Please let me know the findings. Glad to help.
Thank you for choosing Dell.

Thanks & Regards
Dell_Gagandeep_k
Dell Social Media Responder
You can reach us at: 
https://www.facebook.com/dell
http://en.community.dell.com/
https://twitter.com/#!/dellcares


----------



## JoeyG (Mar 17, 2010)

Thanks gargan, all tests on HDD passed..


----------



## dell_gagan (Jul 27, 2012)

Hello JoeyG

My name is Gagandeep and I work for the Social Media and Community Team at Dell. 
Thank you for the update and taking the time to voice your concerns and observations.

That is really good.
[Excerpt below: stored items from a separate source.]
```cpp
int visfd_hip_get_option(visfd_hip_ctx* ctx, const char* name, int64_t* value) {
  VH_REQUIRE(ctx && name && value, "null argument");
  if (!get_option(&ctx->opt, name, value)) return fail(VISFD_HIP_EINVAL, std::string("unknown option: ") + name);
  return VISFD_HIP_OK;
}

int visfd_hip_trim(visfd_hip_ctx* ctx) {
// ... 55 lines not shown
```

visfd_amd/csrc/ridge.hip:

```cpp
#include "common.hpp"
#include "eigen3.hpp"

namespace vh {

namespace {

constexpr int BLOCK = 256;

struct Stencil {
  const float* S;
  i64 c;
  i64 sx, sy, sz;
  __device__ __forceinline__ float at(int dx, int dy, int dz) const {
    return S[c + dx * sx + dy * sy + dz * sz];
  }
};

__device__ __forceinline__ void hessian_at(const Stencil& f, float s2, float h6[6]) {
  const float f0 = f.at(0, 0, 0);
  const float two_f0 = 2 * f0;
  const float hxx = (f.at(1, 0, 0) + f.at(-1, 0, 0)) - two_f0;
  const float hyy = (f.at(0, 1, 0) + f.at(0, -1, 0)) - two_f0;
  const float hzz = (f.at(0, 0, 1) + f.at(0, 0, -1)) - two_f0;
  const float hxy = 0.25f * (((f.at(1, 1, 0) + f.at(-1, -1, 0)) - f.at(1, -1, 0)) - f.at(-1, 1, 0));
  const float hyz = 0.25f * (((f.at(0, 1, 1) + f.at(0, -1, -1)) - f.at(0, 1, -1)) - f.at(0, -1, 1));
  const float hzx = 0.25f * (((f.at(1, 0, 1) + f.at(-1, 0, -1)) - f.at(-1, 0, 1)) - f.at(1, 0, -1));
  h6[0] = hxx * s2; h6[1] = hyy * s2; h6[2] = hzz * s2;
  h6[3] = hxy * s2; h6[4] = hyz * s2; h6[5] = hzx * s2;
}

__device__ __forceinline__ bool voxel_of_block(int nx, int ny, int& ix, int& iy, int& iz) {
  const int xblocks = (nx + BLOCK - 1) / BLOCK;
  unsigned b = blockIdx.x;
  const int bx = b % xblocks;
  b /= xblocks;
  iy = b % ny;
  iz = b / ny;
  ix = bx * BLOCK + threadIdx.x;
  return ix < nx;
}

__device__ __forceinline__ Stencil clamped_stencil(const float* S, int ix, int iy, int iz, int nx, int ny,
                                                   int nz) {
  const int x = min(max(ix, 1), nx - 2), y = min(max(iy, 1), ny - 2), z = min(max(iz, 1), nz - 2);
  Stencil f;
  f.S = S;
  f.sx = 1; f.sy = nx; f.sz = (i64)nx * ny;
  f.c = (i64)z * f.sz + (i64)y * nx + x;
  return f;
}

template <bool F32>
__device__ __forceinline__ void saliency_dir(const float h6[6], int order, float& sal, float dir[3]) {
  float d6[6];
  eig::diagonalize_flat<F32>(h6, order, d6);
  const double l1 = d6[0], l2 = d6[1];
  double N = l1 * l1 - l2 * l2;
  N *= N;
  sal = (float)N;
  eig::shoemake_row0(d6 + 3, dir);
}

__global__ void __launch_bounds__(BLOCK)
hessian_kernel(const float* __restrict__ S, const float* __restrict__ mask, int nx, int ny, int nz,
               float sigma, float* __restrict__ grad, float* __restrict__ hess) {
  int ix, iy, iz;
  if (!voxel_of_block(nx, ny, ix, iy, iz)) return;
  const i64 nvox = (i64)nx * ny * nz;
  const i64 v = ((i64)iz * ny + iy) * nx + ix;
  if (mask && mask[v] == 0.0f) return;
  const Stencil f = clamped_stencil(S, ix, iy, iz, nx, ny, nz);
  if (grad) {
    const float g0 = 0.5f * (f.at(1, 0, 0) - f.at(-1, 0, 0));
    const float g1 = 0.5f * (f.at(0, 1, 0) - f.at(0, -1, 0));
    const float g2 = 0.5f * (f.at(0, 0, 1) - f.at(0, 0, -1));
    grad[v] = g0 * sigma;
    grad[nvox + v] = g1 * sigma;
    grad[2 * nvox + v] = g2 * sigma;
  }
  if (hess) {
    float h6[6];
    hessian_at(f, sigma * sigma, h6);
#pragma unroll
    for (int c = 0; c < 6; c++) hess[c * nvox + v] = h6[c];
  }
}

template <bool F32>
__global__ void __launch_bounds__(BLOCK)
hessian_saliency_kernel(const float* __restrict__ hess, const float* __restrict__ mask, i64 nvox,
                        int order, float* __restrict__ sal, float* __restrict__ dir) {
  const i64 v = (i64)blockIdx.x * BLOCK + threadIdx.x;
  if (v >= nvox) return;
  if (mask && mask[v] == 0.0f) { sal[v] = 0.0f; return; }
  float h6[6];
#pragma unroll
  for (int c = 0; c < 6; c++) h6[c] = hess[c * nvox + v];
  float s, d[3];
  saliency_dir<F32>(h6, order, s, d);
  sal[v] = s;
  dir[v] = d[0];
  dir[nvox + v] = d[1];
  dir[2 * nvox + v] = d[2];
}

template <bool F32>
__global__ void __launch_bounds__(BLOCK)
ridge_fused_kernel(const float* __restrict__ S, const float* __restrict__ mask, int nx, int ny, int nz,
                   float sigma, int order, float* __restrict__ sal, float* __restrict__ dir) {
  int ix, iy, iz;
  if (!voxel_of_block(nx, ny, ix, iy, iz)) return;
  const i64 nvox = (i64)nx * ny * nz;
  const i64 v = ((i64)iz * ny + iy) * nx + ix;
  if (mask && mask[v] == 0.0f) { sal[v] = 0.0f; return; }
  const Stencil f = clamped_stencil(S, ix, iy, iz, nx, ny, nz);
  float h6[6];
  hessian_at(f, sigma * sigma, h6);
  float s, d[3];
  saliency_dir<F32>(h6, order, s, d);
  sal[v] = s;
  dir[v] = d[0];
  dir[nvox + v] = d[1];
  dir[2 * nvox + v] = d[2];
}

template <bool F32>
__global__ void __launch_bounds__(BLOCK)
ridge_score_kernel(const float* __restrict__ S, const float* __restrict__ mask, int nx, int ny, int nz,
                   float sigma, int order, float* __restrict__ sal,
                   const float* __restrict__ peak_img, const float* __restrict__ peak_bg) {
  int ix, iy, iz;
  if (!voxel_of_block(nx, ny, ix, iy, iz)) return;
  const i64 v = ((i64)iz * ny + iy) * nx + ix;
  if (mask && mask[v] == 0.0f) { sal[v] = 0.0f; return; }
  const Stencil f = clamped_stencil(S, ix, iy, iz, nx, ny, nz);
  float h6[6];
  hessian_at(f, sigma * sigma, h6);
  double lam[3];
  eig::D3 E[3];
  eig::eig_sym3<F32>(h6, order, lam, E, false);
  const double l1 = (float)lam[0], l2 = (float)lam[1];
  double N = l1 * l1 - l2 * l2;
  N *= N;
  float score = (float)N;
  if (peak_img) score *= peak_img[v] - peak_bg[v];
  __builtin_nontemporal_store(score, &sal[v]);
}

constexpr int DIR_PER = 16;
constexpr int DIR_CHUNK = DIR_PER * BLOCK;
template <bool F32>
__global__ void __launch_bounds__(BLOCK)
ridge_directions_kernel(const float* __restrict__ S, const float* __restrict__ sal, int nx, int ny, int nz,
                        float sigma, int order, float* __restrict__ dir) {
  __shared__ unsigned short list[DIR_CHUNK];
  __shared__ int wave_tot[BLOCK / 64];
  const i64 nvox = (i64)nx * ny * nz;
  const i64 base = (i64)blockIdx.x * DIR_CHUNK;
  const int tid = threadIdx.x, lane = tid & 63, wave = tid >> 6;
  unsigned keep = 0u;
  int cnt = 0;
#pragma unroll
  for (int k = 0; k < DIR_PER; k++) {
    const i64 v = base + k * BLOCK + tid;
    const bool kp = v < nvox && sal[v] != 0.0f;
    keep |= (kp ? 1u : 0u) << k;
    cnt += kp ? 1 : 0;
  }
  int incl = cnt;
#pragma unroll
  for (int d = 1; d < 64; d <<= 1) {
    const int o = __shfl_up(incl, d);
    if (lane >= d) incl += o;
  }
  if (lane == 63) wave_tot[wave] = incl;
  __syncthreads();
  int off = incl - cnt, total = 0;
#pragma unroll
  for (int w = 0; w < BLOCK / 64; w++) {
    const int t = wave_tot[w];
    off += (w < wave) ? t : 0;
    total += t;
  }
#pragma unroll
  for (int k = 0; k < DIR_PER; k++)
    if ((keep >> k) & 1u) list[off++] = (unsigned short)(k * BLOCK + tid);
  __syncthreads();
  const i64 plane = (i64)nx * ny;
  for (int i = tid; i < total; i += BLOCK) {
    const i64 v = base + list[i];
    const int iz = (int)(v / plane);
    const i64 r = v - (i64)iz * plane;
    const int iy = (int)(r / nx), ix = (int)(r - (i64)iy * nx);
    const Stencil f = clamped_stencil(S, ix, iy, iz, nx, ny, nz);
    float h6[6];
    hessian_at(f, sigma * sigma, h6);
    float s, d[3];
    saliency_dir<F32>(h6, order, s, d);
    dir[v] = d[0];
    dir[nvox + v] = d[1];
    dir[2 * nvox + v] = d[2];
  }
}

template <bool F32>
__global__ void __launch_bounds__(BLOCK)
diagonalize_kernel(const float* __restrict__ m, float* __restrict__ out, i64 n, int order) {
  const i64 v = (i64)blockIdx.x * BLOCK + threadIdx.x;
  if (v >= n) return;
  float h6[6], d6[6];
#pragma unroll
  for (int c = 0; c < 6; c++) h6[c] = m[c * n + v];
  eig::diagonalize_flat<F32>(h6, order, d6);
#pragma unroll
  for (int c = 0; c < 6; c++) out[c * n + v] = d6[c];
}

template <bool F32>
__global__ void __launch_bounds__(BLOCK)
tensor_saliency_kernel(const float* __restrict__ ten, const float* __restrict__ mask, i64 nvox, int order,
                       float* __restrict__ sal,
                       const float* __restrict__ peak_img, const float* __restrict__ peak_bg) {
  const i64 v = (i64)blockIdx.x * BLOCK + threadIdx.x;
  if (v >= nvox) return;
  if (mask && mask[v] == 0.0f) return;
  float t6[6];
#pragma unroll
  for (int c = 0; c < 6; c++) t6[c] = ten[c * nvox + v];
  double lam[3];
  eig::D3 E[3];
  eig::eig_sym3<F32>(t6, order, lam, E, false);
  const double l1 = (float)lam[0], l2 = (float)lam[1];
  float score = (float)(l1 - l2);
  if (peak_img) score *= peak_img[v] - peak_bg[v];
  __builtin_nontemporal_store(score, &sal[v]);
}

__global__ void __launch_bounds__(BLOCK)
aos_to_planar_kernel(const float* __restrict__ aos, float* __restrict__ planar, i64 n, int ch) {
  const i64 i = (i64)blockIdx.x * BLOCK + threadIdx.x;
  if (i >= n * ch) return;
  const i64 v = i / ch;
  const int c = (int)(i - v * ch);
  planar[c * n + v] = aos[i];
}

__global__ void __launch_bounds__(BLOCK)
planar_to_aos_kernel(const float* __restrict__ planar, float* __restrict__ aos, i64 n, int ch,
                     const float* __restrict__ mask) {
  const i64 i = (i64)blockIdx.x * BLOCK + threadIdx.x;
  if (i >= n * ch) return;
  const i64 v = i / ch;
  const int c = (int)(i - v * ch);
  if (mask && mask[v] == 0.0f) return;
  aos[i] = planar[c * n + v];
}

#define VH_EIG_LAUNCH(kernel, grid, ...)                                                          \
  do {                                                                                            \
    if (ctx->opt.eig_f32) kernel<true><<<grid, dim3(BLOCK), 0, ctx->stream>>>(__VA_ARGS__);       \
    else kernel<false><<<grid, dim3(BLOCK), 0, ctx->stream>>>(__VA_ARGS__);                       \
  } while (0)

int voxel_grid(i64 nx, i64 ny, i64 nz, unsigned* g) {
  if (nx >= (1LL << 31) || ny >= (1LL << 31) || nz >= (1LL << 31))
    return fail(VISFD_HIP_EINVAL, "dimension too large");
  const i64 nb = ((nx + BLOCK - 1) / BLOCK) * ny * nz;
  if (nb > 0x7fffffffLL) return fail(VISFD_HIP_EINVAL, "volume too large for one launch");
  *g = (unsigned)nb;
  return VISFD_HIP_OK;
}

int linear_grid(i64 n, unsigned* g) {
  const i64 nb = (n + BLOCK - 1) / BLOCK;
  if (nb > 0x7fffffffLL) return fail(VISFD_HIP_EINVAL, "array too large for one launch");
  *g = (unsigned)(nb < 1 ? 1 : nb);
  return VISFD_HIP_OK;
}

}

int dev_hessian(visfd_hip_ctx* ctx, const float* S, const float* mask, i64 nx, i64 ny, i64 nz,
                float sigma, float* grad, float* hess) {
  if (nx < 3 || ny < 3 || nz < 3)
    return fail(VISFD_HIP_EINVAL, "CalcHessian requires an image at least 3 voxels wide in x,y,z");
  unsigned g;
  VH_TRY(voxel_grid(nx, ny, nz, &g));
  hessian_kernel<<<dim3(g), dim3(BLOCK), 0, ctx->stream>>>(S, mask, (int)nx, (int)ny, (int)nz, sigma,
                                                          grad, hess);
  VH_HIP(hipGetLastError());
  return VISFD_HIP_OK;
}

int dev_hessian_saliency(visfd_hip_ctx* ctx, const float* hess, const float* mask, i64 nvox, int order,
                         float* sal, float* dir) {
  unsigned g;
  VH_TRY(linear_grid(nvox, &g));
  VH_EIG_LAUNCH(hessian_saliency_kernel, dim3(g), hess, mask, nvox, order, sal, dir);
  VH_HIP(hipGetLastError());
  return VISFD_HIP_OK;
}

int dev_ridge_saliency_fused(visfd_hip_ctx* ctx, const float* S, const float* mask, i64 nx, i64 ny,
                             i64 nz, float sigma, int order, float* sal, float* dir) {
  if (nx < 3 || ny < 3 || nz < 3)
    return fail(VISFD_HIP_EINVAL, "ridge detection requires an image at least 3 voxels wide in x,y,z");
  unsigned g;
  VH_TRY(voxel_grid(nx, ny, nz, &g));
  VH_EIG_LAUNCH(ridge_fused_kernel, dim3(g), S, mask, (int)nx, (int)ny, (int)nz, sigma, order, sal, dir);
  VH_HIP(hipGetLastError());
  return VISFD_HIP_OK;
}

int dev_ridge_score(visfd_hip_ctx* ctx, const float* S, const float* mask, i64 nx, i64 ny, i64 nz, float sigma,
                    int order, float* sal, const float* peak_img, const float* peak_bg) {
  if (nx < 3 || ny < 3 || nz < 3)
    return fail(VISFD_HIP_EINVAL, "ridge detection requires an image at least 3 voxels wide in x,y,z");
  unsigned g;
  VH_TRY(voxel_grid(nx, ny, nz, &g));
  VH_EIG_LAUNCH(ridge_score_kernel, dim3(g), S, mask, (int)nx, (int)ny, (int)nz, sigma, order, sal, peak_img, peak_bg);
  VH_HIP(hipGetLastError());
  return VISFD_HIP_OK;
}
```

I would like to know:
1. Did you do a clean re-installation of operating system or we did the installation without deleting the older files of the operating system.
2. Are we using the disc provided along with the system.

We should not have any important data on the computer because clean installation will wipe out everything from the hard drive and should help us to resolve the issue.

Please let me know the findings. Glad to help.
Thank you for choosing Dell.

Thanks & Regards
Dell_Gagandeep_k
Dell Social Media Responder
You can reach us at: 
https://www.facebook.com/dell
http://en.community.dell.com/
https://twitter.com/#!/dellcares


----------



## JoeyG (Mar 17, 2010)

I do not have disc, I attempted to do reinstall from back up image in recovery partition


----------



## JoeyG (Mar 17, 2010)

I believe its a clean installation however, in Advanced options it does let me browse folders in C; and D; partitions


----------



## JoeyG (Mar 17, 2010)

Also I saved important data already so I can do complete reinstall I just don't have disc..


----------



## dell_gagan (Jul 27, 2012)

Hello JoeyG

My name is Gagandeep and I work for the Social Media and Community Team at Dell. 
Thank you for the update and taking the time to voice your concerns and observations.

If we have used the partition within the hard drive and still the problem is there. the partition is no longer good. It is really good that you have backed up the data. We need to arrange for the discs for this system. We need 2 discs:
1. Operating system
2. Drivers and Utilities.
We need to do a clean re-installation and your computer will be fixed.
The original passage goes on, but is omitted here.